Functional characterization of alpha1-adrenoceptor subtypes in human subcutaneous resistance arteries.

The functional characteristics of the alpha1-adrenoceptor subtypes in human resistance arteries are still not clear. We recently reported that the alpha1A-adrenoceptor predominantly mediates contraction to norepinephrine in human skeletal muscle resistance arteries. In this study we extended these investigations to human subcutaneous resistance arteries. Arterial segments were isolated from the inguinal subcutaneous fat and mounted on a small vessel wire myograph. Potencies of agonists and antagonists were examined. N-[5-(4,5-dihydro-1H-imidazol-2yl)-2-hydroxy-5,6,7,8-tetrahydronaphthalen-1-yl]methanesulphonamide (A-61603) was found to be 10- and 54-fold more potent than norepinephrine and phenylephrine, respectively.
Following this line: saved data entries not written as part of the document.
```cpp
extern "C" int gf_mask_head_episodes(const float* feat, const float* coords, const float* geo, const float* qxyz,
                                     const float* sqrt_max_geo, const float* w1, const float* b1, const float* w2,
                                     const float* b2, int ldp, int N, int nq_scene, int E, int C, void* split_ws, float* out,
                                     void* stream) {
    GF_CHECK_ARG(ldp >= 0, "gf_mask_head: negative parameter stride");
    GF_CHECK_ARG(C == 16, "gf_mask_head: only the 16-channel mask head (m=16) is implemented, got C=%d", C);
    GF_CHECK_ARG(N >= 0 && nq_scene >= 0 && E >= 1, "gf_mask_head: bad sizes");
    GF_CHECK_ARG((long long)nq_scene * E < (1ll << 30), "gf_mask_head: %d episodes x %d queries", E, nq_scene);
    GF_CHECK_ARG((geo == nullptr) == (sqrt_max_geo == nullptr), "gf_mask_head: geo and sqrt_max_geo come together");
    if (N == 0 || nq_scene == 0) return GF_OK;
    const int qmod = nq_scene, nq = nq_scene * E;
    const int qgroups = (nq + MH_Q - 1) / MH_Q;
    const int nblocks = (N + 63) / 64;
    int chunks = (256 * 4 * 8 + qgroups - 1) / qgroups;
    if (chunks > nblocks) chunks = nblocks;
    if (chunks < 1) chunks = 1;
    const long long waves = (long long)qgroups * chunks;
    dim3 grid((unsigned)((waves + 3) / 4));
    hipStream_t st = (hipStream_t)stream;
    const unsigned short* fs = (const unsigned short*)split_ws;
    if (fs) {
        GF_CHECK_ARG(((uintptr_t)fs % 8) == 0, "gf_mask_head: split_ws must be 8-byte aligned");
        const int n16 = N * 16;
        hipLaunchKernelGGL(k_mh_split, dim3(gf_div_up(n16, 256)), dim3(256), 0, st, feat, n16, (unsigned short*)split_ws);
    }
#define MH_LAUNCH(GEO_, SPLIT_)                                                                                          \
    do {                                                                                                                 \
        if (N < 64)                                                                                                      \
            GF_LAUNCH_OP(GF_OP_MASK_HEAD, (k_mask_head<GEO_, SPLIT_, true>), grid, dim3(256), 0, st, feat, coords, geo, qxyz, \
                         sqrt_max_geo, w1, b1, w2, b2, ldp, N, nq, qmod, chunks, fs, out);                               \
        else                                                                                                             \
            GF_LAUNCH_OP(GF_OP_MASK_HEAD, (k_mask_head<GEO_, SPLIT_, false>), grid, dim3(256), 0, st, feat, coords, geo, qxyz, \
                         sqrt_max_geo, w1, b1, w2, b2, ldp, N, nq, qmod, chunks, fs, out);                               \
    } while (0)
    if (geo && fs) MH_LAUNCH(true, true);
    else if (geo) MH_LAUNCH(true, false);
    else if (fs) MH_LAUNCH(false, true);
    else MH_LAUNCH(false, false);
#undef MH_LAUNCH
    GF_CHECK_LAUNCH("gf_mask_head");
    return GF_OK;
}

#define MHB_Q 4

template <bool USE_GEO>
__global__ __launch_bounds__(256, 2) void k_mask_head_bwd_feat(const float* __restrict__ feat, const float* __restrict__ coords,
                                                               const float* __restrict__ geo, const float* __restrict__ qxyz,
                                                               const float* __restrict__ mx, const float* __restrict__ w1,
                                                               const float* __restrict__ b1, const float* __restrict__ w2,
                                                               const float* __restrict__ gout, int ldp, int N, int nq,
                                                               int qmod, int qsplit, float* __restrict__ dfeat) {
    const int ld_w1 = ldp ? ldp : 16 * 19, ld_v = ldp ? ldp : 16;
    const int lane = threadIdx.x & 63, g = lane >> 4, j = lane & 15;
    const int wave = (blockIdx.x * blockDim.x + threadIdx.x) >> 6;
    const int nblocks = (N + 63) >> 6;
    const int blk = wave / qsplit, part = wave - blk * qsplit;
// ... 255 lines not shown
```

### geoformer_amd/model/geoformer.py

```python
from __future__ import annotations

import functools
import os

import numpy as np
import torch
import torch.nn as nn
from torch.nn import functional as F
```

Brimonidine (UK 14304) evoked significantly smaller contractile responses than norepinephrine and phenylephrine, showing the presence of a small population of alpha2-adrenoceptors in these arteries, and this was confirmed by the studies with selective alpha1- and alpha2-adrenoceptor antagonists prazosin and (8aR,12aS,13aS)-5,8,8a,9,10,11,12,12a,13a-decahydro-3-methoxyl-12-(ethylsulphonyl)-6H-isoquino[2,1-g][1,6]-naphthyridine (RS 79948). Prazosin, 5-methyl-urapidil, and 2-[2,6-dimethoxyphenoxyethyl]aminomethyl)-1,4-benzodioxane (WB 4101) shifted the potency of norepinephrine concentration dependently giving pA2 values of 9.4, 8.9, and 10.1, respectively, showing the presence of the alpha1A-subtype in these arteries. Pretreatment with 1 and 10 microM chloroethylclonidine did not affect the potency of and maximum responses to norepinephrine, ruling out the presence of the alpha1B-subtype in these arteries. 8-[2-[4-(2-methoxyphenyl)-1-piperazinyl]ethyl]-8-azaspiro[4.5]decane-7,9-dione (BMY 7378, 10 and 100 nM) did not affect the potency of norepinephrine but a small shift was observed by 1 microM BMY 7378, giving a pK(B) value of 7.1, much less than that reported for the alpha1D-subtype. These results suggest the predominant involvement of alpha1A-adrenoceptor in the contractile responses to norepinephrine in these arteries. The physiological role of this subtype in the maintenance of peripheral arterial resistance is yet to be confirmed.